People with a wide range of charitable interests ask The New York Community Trust to help them make an impact. And they all want the biggest bang for their buck.
To best serve these donors—and our region—we look closely at the purpose of each fund and weave them together to meet the needs of nonprofits doing important work. Below are two examples.
Every day, the opioid epidemic kills about 130 people in the U.S. At the same time, fentanyl-involved overdose deaths are skyrocketing. But with training, social workers could be life-savers for those addicted to opioids.
Donors who understood the power of social work created three legacy funds in The Trust. Lois and Samuel Silberman left funds to train and educate social workers. Robert and Ellen Popper were interested in the intersection of social work and health care, and Harriett Bartlett wanted to help workers in the field address social causes. And these donors wanted to have a far-reaching impact.
By combining their funds, we’re helping forge a new partnership between schools of social work and health providers to battle the opioid crisis. The National Council for Behavioral Health will use $1.1 million to work with the Council on Social Work Education to train students to work in prevention, treatment, and support for those struggling with opioid and other substance use disorders.
“Social workers are unsung heroes and heroines who play a critical role in solving the opioid epidemic,” says Chuck Ingoglia, president and CEO of the National Council for Behavioral Health. “They are saving lives and bringing recovery to people caught in the cycle of addiction,” he says.
Two funds were created in The Trust to help find cures for diseases. A third provides funding for research into the causes and cures of deafness, and the fourth focuses on alleviating children’s diseases. (See infographic.) Trust staff identified a project at Hospital for Special Surgery’s Kathryn O. and Alan Greenberg Center for Skeletal Dysplasias that would combine these funds to address a complication of an incurable bone disorder.
Skeletal dysplasias are hereditary conditions that cause dwarfism and can lead to other medical problems. For those with one type of the condition, osteogenesis imperfecta, bones are brittle, bowed, and prone to fractures. The condition is incurable, but with care, people with the disease often lead healthy, productive lives.

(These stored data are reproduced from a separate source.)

diff --git a/csrc/include/tdfo_kernels.h b/csrc/include/tdfo_kernels.h
--- a/csrc/include/tdfo_kernels.h
+++ b/csrc/include/tdfo_kernels.h
@@ -172,6 +172,22 @@
 bool bottom_mlp_fwd_supported(int k0, int n0, int n1, int n2);
 void bottom_mlp_fwd(const BotMlpArgs& a, hipStream_t s);
 
+struct TopTailArgs {
+  const uint16_t* x; int64_t ldx;
+  const uint16_t* w; int64_t ldw;
+  const float* bias; int64_t bs;
+  uint16_t* t; int64_t ldt;
+  const float* hw; const float* hb;
+  const float* label; float inv_n;
+  float* logits;
+  uint16_t* dt; int64_t lddt;
+  float* part;
+  uint16_t* dx; int64_t lddx;
+  int B;
+};
+bool top_tail_supported(int k, int n, int head_k);
+void top_tail(const TopTailArgs& a, hipStream_t s);
+
 struct RwBucketArgs {
   const int64_t* ids; const int64_t* meta;
   int nrw, W, B; int64_t cap; int64_t n;
diff --git a/csrc/kernels/top_tail.hip b/csrc/kernels/top_tail.hip
--- /dev/null
+++ b/csrc/kernels/top_tail.hip
@@ -0,0 +1,331 @@
+#include "tdfo_common.h"
+#include "tdfo_kernels.h"
+
+namespace tdfo {
+namespace {
+
+typedef __attribute__((ext_vector_type(4))) uint32_t u32x4;
+typedef __attribute__((ext_vector_type(2))) uint32_t u32x2;
+typedef __attribute__((address_space(1))) const void* gptr_t;
+
+constexpr int TM = 32, KX = 512, NT = 256, HK = 256;
+constexpr int SLOT = 64 * 1024;
+constexpr int R_W = 0, R_X = SLOT, R_T = 2 * SLOT, R_RED = R_T + TM * NT * 2;
+constexpr int RED_LD = HK + 2;
+constexpr int TAIL_LDS = R_RED + 2 * 4 * RED_LD * 4;
+static_assert(TAIL_LDS <= 160 * 1024, "LDS per workgroup");
+
+__device__ __forceinline__ int swz(int r, int c) { return r * 128 + ((c ^ (r & 7)) << 4); }
+
+__device__ __forceinline__ bf16x8_t frag(const TDFO_LDS char* img, int r0, int ks, int lane) {
+  const int r = r0 + (lane & 15);
+  return *(const TDFO_LDS bf16x8_t*)(img + swz(r, ks * 4 + (lane >> 4)));
+}
+
+__device__ __forceinline__ int t_off(int m, int n) {
+  return (n >> 6) * (TM * 128) + swz(m, (n & 63) >> 3) + (n & 7) * 2;
+}
+
+__device__ __forceinline__ bf16x8_t gfrag(const uint16_t* W, int64_t ldw, int r0, int kb,
+                                          int lane) {
+  const u32x4 v = *(const u32x4*)(W + (int64_t)(r0 + (lane & 15)) * ldw + kb + 8 * (lane >> 4));
+  return __builtin_bit_cast(bf16x8_t, v);
+}
+
+__device__ __forceinline__ int swz_col(int k) {
+  return ((k & 3) | (((k >> 3) & 1) << 2)) << 1;
+}
+
+__device__ __forceinline__ void glds16_asm(const void* src, TDFO_LDS char* dst) {
+  const uint32_t lds = __builtin_amdgcn_readfirstlane((uint32_t)(uintptr_t)dst);
+  asm volatile("s_mov_b32 m0, %1\n\tglobal_load_lds_dwordx4 %0, off"
+               :: "v"(src), "s"(lds) : "memory", "m0");
+}
+
+constexpr int W_PIECES = 16;
+
+__device__ __forceinline__ void stage_w(const uint16_t* W, int64_t ldw, int kt,
+                                        TDFO_LDS char* slot, int w, int lane) {
+  TDFO_LDS char* img = slot + w * (64 * 256);
+#pragma unroll
+  for (int ii = 0; ii < W_PIECES; ++ii) {
+    const int kr = ii * 4 + (lane >> 4);
+    const int c = (lane & 15) ^ swz_col(kr);
+    glds16_asm(W + (int64_t)(kt * 64 + kr) * ldw + w * 128 + c * 8, img + ii * 1024);
+  }
+}
+
+__device__ __forceinline__ bf16x8_t frag_col(const TDFO_LDS char* tile, int c0, int ks,
+                                             int lane) {
+  const int i = lane & 15, g = lane >> 4;
+  const int q = i >> 2, p = i & 3;
+  const int m = c0 + 4 * p;
+  s16x4_t v[2];
+#pragma unroll
+  for (int h = 0; h < 2; ++h) {
+    const int k = ks * 32 + 8 * g + 4 * h + q;
+    const int off = k * 256 + (((m >> 3) ^ swz_col(k)) << 4) + ((m & 7) << 1);
+    v[h] = __builtin_amdgcn_ds_read_tr16_b64_v4i16((TDFO_LDS s16x4_t*)(tile + off));
+  }
+  s16x8_t r = {v[0][0], v[0][1], v[0][2], v[0][3], v[1][0], v[1][1], v[1][2], v[1][3]};
+  return __builtin_bit_cast(bf16x8_t, r);
+}
+
+__device__ __forceinline__ void lds_wait() { asm volatile("s_waitcnt lgkmcnt(0)" ::: "memory"); }
+
+__device__ __forceinline__ void raw_barrier() {
+  __builtin_amdgcn_sched_barrier(0);
+  __builtin_amdgcn_s_barrier();
+  asm volatile("" ::: "memory");
+  __builtin_amdgcn_sched_barrier(0);
+}
+
+__device__ __forceinline__ float head_sample(const float (&hv)[4], const float (&wr)[4],
+                                             float hbias, float y, float inv_n, bool lane0,
+                                             float& x, float (&dw)[4], float& db, float& lsum) {
+#pragma clang fp contract(off)
+  float d = 0.f;
+#pragma unroll
+  for (int u = 0; u < 4; ++u) d = __builtin_fmaf(hv[u], wr[u], d);
+  x = wave_sum(d) + hbias;
+  const float sig = 1.f / (1.f + __expf(-x));
+  const float g = (sig - y) * inv_n;
+  if (lane0) {
+    lsum += __builtin_fmaf(-y, x, fmaxf(x, 0.f)) + log1pf(__expf(-fabsf(x)));
+    db += g;
+  }
+#pragma unroll
+  for (int u = 0; u < 4; ++u) dw[u] = __builtin_fmaf(g, hv[u], dw[u]);
+  return g;
+}
+
+__global__ __launch_bounds__(256) void top_tail_kernel(TopTailArgs a) {
+  extern __shared__ __attribute__((aligned(16))) char smem_raw[];
+  TDFO_LDS char* sm = (TDFO_LDS char*)smem_raw;
+  const int tid = threadIdx.x, lane = tid & 63;
+  const int w = __builtin_amdgcn_readfirstlane(tid >> 6);
+  const int m0 = blockIdx.x * TM;
+  const int B = a.B;
+
+  constexpr int J = NT / 64, S = KX / 32, PD = 8;
+  const int c0 = w * (NT / 4);
+  u32x4 xv[KX / 64];
+  {
+    const int r = tid >> 3, c = tid & 7;
+    int gr = m0 + r;
+    gr = gr < B ? gr : B - 1;
+#pragma unroll
+    for (int kt = 0; kt < KX / 64; ++kt)
+      xv[kt] = *(const u32x4*)(a.x + (int64_t)gr * a.ldx + kt * 64 + c * 8);
+  }
+  bf16x8_t b[S][J];
+#pragma unroll
+  for (int s = 0; s < PD; ++s)
+#pragma unroll
+    for (int j = 0; j < J; ++j) b[s][j] = gfrag(a.w, a.ldw, c0 + 16 * j, 32 * s, lane);
+  float bv[J][4];
+#pragma unroll
+  for (int j = 0; j < J; ++j)
+#pragma unroll
+    for (int r = 0; r < 4; ++r)
+      bv[j][r] = a.bias[(int64_t)(c0 + 16 * j + 4 * (lane >> 4) + r) * a.bs];
+  const int e0 = lane * 4;
+  float wr[4];
+#pragma unroll
+  for (int u = 0; u < 4; ++u) wr[u] = a.hw[e0 + u];
+  const float hbias = a.hb[0];
+  float yv[2][4];
+#pragma unroll
+  for (int g = 0; g < 2; ++g)
+#pragma unroll
+    for (int q = 0; q < 4; ++q) yv[g][q] = a.label[min(m0 + 16 * g + w + 4 * q, B - 1)];
+  {
+    const int r = tid >> 3, c = tid & 7;
+#pragma unroll
+    for (int kt = 0; kt < KX / 64; ++kt)
+      *(TDFO_LDS u32x4*)(sm + R_X + kt * (TM * 128) + swz(r, c)) = xv[kt];
+  }
+  __syncthreads();
+  {
+    f32x4_t acc[2][J];
+#pragma unroll
+    for (int i = 0; i < 2; ++i)
+#pragma unroll
+      for (int j = 0; j < J; ++j) acc[i][j] = (f32x4_t){0.f, 0.f, 0.f, 0.f};
+#pragma unroll
+    for (int s = 0; s < S; ++s) {
+      if (s + PD < S) {
+#pragma unroll
+        for (int j = 0; j < J; ++j)
+          b[s + PD][j] = gfrag(a.w, a.ldw, c0 + 16 * j, 32 * (s + PD), lane);
+      }
+      bf16x8_t af[2];
+#pragma unroll
+      for (int i = 0; i < 2; ++i)
+        af[i] = frag(sm + R_X + (s >> 1) * (TM * 128), 16 * i, s & 1, lane);
+#pragma unroll
+      for (int i = 0; i < 2; ++i)
+#pragma unroll
+        for (int j = 0; j < J; ++j)
+          acc[i][j] = __builtin_amdgcn_mfma_f32_16x16x32_bf16(b[s][j], af[i], acc[i][j], 0, 0, 0);
+    }
+    stage_w(a.w, a.ldw, 0, sm + R_W, w, lane);
+#pragma unroll
+    for (int j = 0; j < J; ++j) {
+      const int n = c0 + 16 * j + 4 * (lane >> 4);
+#pragma unroll
+      for (int i = 0; i < 2; ++i) {
+        const int m = 16 * i + (lane & 15);
+        float v[4];
+#pragma unroll
+        for (int r = 0; r < 4; ++r) v[r] = fmaxf(acc[i][j][r] + bv[j][r], 0.f);
+        const u32x2 pk = {pack2bf(v[0], v[1]), pack2bf(v[2], v[3])};
+        if (m0 + m < B) *(u32x2*)(a.t + (int64_t)(m0 + m) * a.ldt + n) = pk;
+        *(TDFO_LDS u32x2*)(sm + R_T + t_off(m, n)) = pk;
+      }
+    }
+  }
+  __syncthreads();
+  stage_w(a.w, a.ldw, 1, sm + R_X, w, lane);
+
+  float* red = (float*)(smem_raw + R_RED);
+#pragma unroll
+  for (int g = 0; g < 2; ++g) {
+    const int s0 = m0 + 16 * g;
+    float dw[4] = {0.f, 0.f, 0.f, 0.f};
+    float db = 0.f, lsum = 0.f;
+    float hv[4][4];
+#pragma unroll
+    for (int q = 0; q < 4; ++q) {
+      const u32x2 tv = *(const TDFO_LDS u32x2*)(sm + R_T + t_off(16 * g + w + 4 * q, e0));
+      hv[q][0] = bf2f((uint16_t)(tv.x & 0xffff));
+      hv[q][1] = bf2f((uint16_t)(tv.x >> 16));
+      hv[q][2] = bf2f((uint16_t)(tv.y & 0xffff));
+      hv[q][3] = bf2f((uint16_t)(tv.y >> 16));
+    }
+#pragma unroll
+    for (int q = 0; q < 4; ++q) {
+      const int s = s0 + w + 4 * q;
+      if (s >= B) break;
+      float x;
+      const float gq = head_sample(hv[q], wr, hbias, yv[g][q], a.inv_n, lane == 0, x, dw, db, lsum);
+      if (lane == 0) a.logits[s] = x;
+      uint16_t hb16[4];
+#pragma unroll
+      for (int u = 0; u < 4; ++u) {
+        float gh = gq * wr[u];
+        if (!(hv[q][u] > 0.f)) gh = 0.f;
+        hb16[u] = f2bf(gh);
+      }
+      const u32x2 pk = {(uint32_t)hb16[0] | ((uint32_t)hb16[1] << 16),
+                        (uint32_t)hb16[2] | ((uint32_t)hb16[3] << 16)};
+      *(u32x2*)(a.dt + (int64_t)s * a.lddt + e0) = pk;
+      *(TDFO_LDS u32x2*)(sm + R_T + t_off(16 * g + w + 4 * q, e0)) = pk;
+    }
+    float* rw = red + (g * 4 + w) * RED_LD;
+#pragma unroll
+    for (int u = 0; u < 4; ++u) rw[e0 + u] = dw[u];
+    if (lane == 0) { rw[HK] = db; rw[HK + 1] = lsum; }
+  }
+  __syncthreads();
+#pragma unroll
+  for (int g = 0; g < 2; ++g) {
+    if (m0 + 16 * g < B) {
+      const float* rg = red + g * 4 * RED_LD;
+      for (int j = tid; j < RED_LD; j += 256)
+        a.part[(int64_t)(blockIdx.x * 2 + g) * RED_LD + j] =
+            rg[j] + rg[RED_LD + j] + rg[2 * RED_LD + j] + rg[3 * RED_LD + j];
+    }
+  }
+
+  constexpr int NJ = 8;
+  const TDFO_LDS char* wimg0 = sm + R_W + w * (64 * 256);
+  const TDFO_LDS char* wimg1 = sm + R_X + w * (64 * 256);
+  f32x4_t acc[2][NJ];
+#pragma unroll
+  for (int i = 0; i < 2; ++i)
+#pragma unroll
+    for (int j = 0; j < NJ; ++j) acc[i][j] = (f32x4_t){0.f, 0.f, 0.f, 0.f};
+  auto tile = [&](int kt, const TDFO_LDS char* wimg) {
+#pragma unroll
+    for (int ks = 0; ks < 2; ++ks) {
+      bf16x8_t af[2], bfr[NJ];
+#pragma unroll
+      for (int j = 0; j < NJ; ++j) bfr[j] = frag_col(wimg, 16 * j, ks, lane);
+#pragma unroll
+      for (int i = 0; i < 2; ++i) af[i] = frag(sm + R_T + kt * (TM * 128), 16 * i, ks, lane);
+#pragma unroll
+      for (int i = 0; i < 2; ++i)
+#pragma unroll
+        for (int j = 0; j < NJ; ++j)
+          acc[i][j] = __builtin_amdgcn_mfma_f32_16x16x32_bf16(bfr[j], af[i], acc[i][j], 0, 0, 0);
+    }
+  };
+  asm volatile("s_waitcnt vmcnt(0) lgkmcnt(0)" ::: "memory");
+  raw_barrier();
+  tile(0, wimg0);
+  lds_wait();
+  raw_barrier();
+  stage_w(a.w, a.ldw, 2, sm + R_W, w, lane);
+  tile(1, wimg1);
+  lds_wait();
+  raw_barrier();
+  stage_w(a.w, a.ldw, 3, sm + R_X, w, lane);
+  asm volatile("s_waitcnt vmcnt(%0)" :: "i"(W_PIECES) : "memory");
+  raw_barrier();
+  const int rho = lane & 15, gq = lane >> 4;
+  const int mrow = (gq & 1) * 16 + rho;
+  const int ncol = w * 128 + 8 * (gq >> 1);
+  u32x4 mk[NJ];
+  {
+    int gr = m0 + mrow;
+    gr = gr < B ? gr : B - 1;
+#pragma unroll
+    for (int j = 0; j < NJ; ++j)
+      mk[j] = *(const u32x4*)(a.x + (int64_t)gr * a.ldx + ncol + 16 * j);
+  }
+  tile(2, wimg0);
+  asm volatile("s_waitcnt vmcnt(0)" ::: "memory");
+  raw_barrier();
+  tile(3, wimg1);
+#pragma unroll
+  for (int j = 0; j < NJ; ++j) {
+    float v[8];
+#pragma unroll
+    for (int r = 0; r < 4; ++r) {
+      const float p = acc[0][j][r] + 0.f, q = acc[1][j][r] + 0.f;
+      const auto sw = __builtin_amdgcn_permlane16_swap(__float_as_uint(p), __float_as_uint(q),
+                                                       false, false);
+      v[r] = __uint_as_float(sw[0]);
+      v[4 + r] = __uint_as_float(sw[1]);
+    }
+    const uint32_t mu[4] = {mk[j].x, mk[j].y, mk[j].z, mk[j].w};
+#pragma unroll
+    for (int q = 0; q < 4; ++q) {
+      if (!(bf2f((uint16_t)(mu[q] & 0xffff)) > 0.f)) v[2 * q] = 0.f;
+      if (!(bf2f((uint16_t)(mu[q] >> 16)) > 0.f)) v[2 * q + 1] = 0.f;
+    }
+    if (m0 + mrow < B)
+      *(u32x4*)(a.dx + (int64_t)(m0 + mrow) * a.lddx + ncol + 16 * j) =
+          u32x4{pack2bf(v[0], v[1]), pack2bf(v[2], v[3]), pack2bf(v[4], v[5]),
+                pack2bf(v[6], v[7])};
+  }
+}
+
+}
+
+bool top_tail_supported(int k, int n, int head_k) { return k == KX && n == NT && head_k == HK; }
+
+void top_tail(const TopTailArgs& a, hipStream_t s) {
+  if (a.B <= 0) return;
+  static bool attr = false;
+  if (!attr) {
+    TDFO_CHECK_HIP(hipFuncSetAttribute((const void*)top_tail_kernel,
+                                       hipFuncAttributeMaxDynamicSharedMemorySize, TAIL_LDS));
+    attr = true;
+  }
+  hipLaunchKernelGGL(top_tail_kernel, dim3((a.B + TM - 1) / TM), dim3(256), TAIL_LDS, s, a);
+  TDFO_CHECK_HIP(hipGetLastError());
+}
+
+}
diff --git a/tdfo_amd/models/dlrm.py b/tdfo_amd/models/dlrm.py
--- a/tdfo_amd/models/dlrm.py
+++ b/tdfo_amd/models/dlrm.py
@@ -254,6 +254,15 @@
             and ops.bottom_mlp_fwd_ok(Lb[0].in_k, Lb[0].out, Lb[1].out, Lb[2].out))
         self._bot_load_fold = os.environ.get("TDFO_BOT_LOAD_FOLD", "1") != "0"
         self._head_side = os.environ.get("TDFO_HEAD_SIDE", "1") != "0"
+        Lt = self.top_layers
+        self._top_tail = (
+            dev.type == "cuda" and len(Lt) >= 2 and not Lt[-1].bias_in_k
+            and Lt[-1].in_k == Lt[-2].out
+            and os.environ.get("TDFO_TOP_TAIL", "1") != "0"
+            and ops.top_tail_ok(Lt[-1].in_k, Lt[-1].out, self.head_k))
+        self._tail_wgrad_late = (world_size == 1 and not self._defer_top_wgrad
+                                 and cfg.opt_placement == "one_pass"
+                                 and os.environ.get("TDFO_TAIL_WGRAD", "top") == "bottom")
         self.bot_grad = [z(B, L.out) for L in self.bottom_layers]
         self.top_in = [act_in(L) for L in self.top_layers]
         self.t_out = z(B, self.head_k)
@@ -453,11 +462,13 @@
         bias = None if L.bias_in_k else self.fp.param(L.name + ".w")[:, L.bcol]
         ops.gemm(x[:, :L.in_k], False, W[:, :L.in_k], False, bias, relu, None, out, None, 1)
 
-    def _bwd(self, L: Lin, x, dy, dx, x_is_relu, wgrad_now: bool = True):
+    def _bwd(self, L: Lin, x, dy, dx, x_is_relu, wgrad_now: bool = True, also=None):
         if not wgrad_now:
             self._dgrad(L, x, dy, dx, x_is_relu)
             return
         with ops.gemm_batch(self._pair_bwd and dx is not None):
+            if also is not None:
+                self._wgrad_gemm(*also)
             self._wgrad_gemm(L, x, dy)
             self._dgrad(L, x, dy, dx, x_is_relu)
 
@@ -653,24 +664,38 @@
         else:
             self._dcn_forward(h)
         n = len(self.top_layers)
-        for i, L in enumerate(self.top_layers):
-            out = self.top_in[i + 1][:, :L.out] if i + 1 < n else self.t_out
-            self._fwd(L, self.top_in[i], out)
+        tail = self._top_tail
+        for i, L in enumerate(self.top_layers[:n - 1]):
+            self._fwd(L, self.top_in[i], self.top_in[i + 1][:, :L.out])
         K = self.head_k
         head = fp.param("head")
-        ops.head_bce(self.t_out, head[:K], head[K:], self.label, 1.0 / (B * self.world), True,
-                     self.logits, self.top_grad[-1], self.head_part)
+        if tail:
+            Lt = self.top_layers[-1]
+            ops.top_tail(self.top_in[-1][:, :Lt.in_k], fp.bf16(Lt.name + ".w")[:, :Lt.in_k],
+                         fp.param(Lt.name + ".w")[:, Lt.bcol], self.t_out, head[:K], head[K:],
+                         self.label, 1.0 / (B * self.world), self.logits, self.top_grad[-1],
+                         self.head_part, self.top_grad[-2][:, :Lt.in_k])
+        else:
+            self._fwd(self.top_layers[-1], self.top_in[-1], self.t_out)
+            ops.head_bce(self.t_out, head[:K], head[K:], self.label, 1.0 / (B * self.world),
+                         True, self.logits, self.top_grad[-1], self.head_part)
         defer = self._head_side and self.device.type == "cuda"
         ops.head_reduce(self.head_part, self.nparts, K, fp.grad("head"), self.loss_sum,
                         (self.dense_hyper, self.emb_hyper), defer=defer)
+        also = None
         for i in reversed(range(n)):
             L = self.top_layers[i]
+            if tail and i == n - 1:
+                if not self._defer_top_wgrad and not self._tail_wgrad_late:
+                    also = (L, self.top_in[i], self.top_grad[i])
+                continue
             if i > 0:
                 dx = self.top_grad[i - 1]
             else:
                 dx = self.dz if cfg.interaction == "dot" else self.dcn_dx[-1]
             self._bwd(L, self.top_in[i], self.top_grad[i], dx, x_is_relu=i > 0,
-                      wgrad_now=not self._defer_top_wgrad)
+                      wgrad_now=not self._defer_top_wgrad, also=also)
+            also = None
             if defer:
                 ops.flush_side_job()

Approximately 50 percent of those with a type of osteogenesis imperfecta experience hearing loss that typically starts in the late teens. Common treatments, such as bone-anchored hearing aids and surgery, often are not an option. With our $450,000, Hospital for Special Surgery will study ways to prevent hearing loss, including exploring the effectiveness of a drug that slows or prevents bone loss.
“Research funding for rare diseases is tough to come by,” says Irfan Hasan, The Trust’s program director for Health and Behavioral Health. “We’re grateful our donors left legacy gifts that bring hope and resources to the toughest problems.”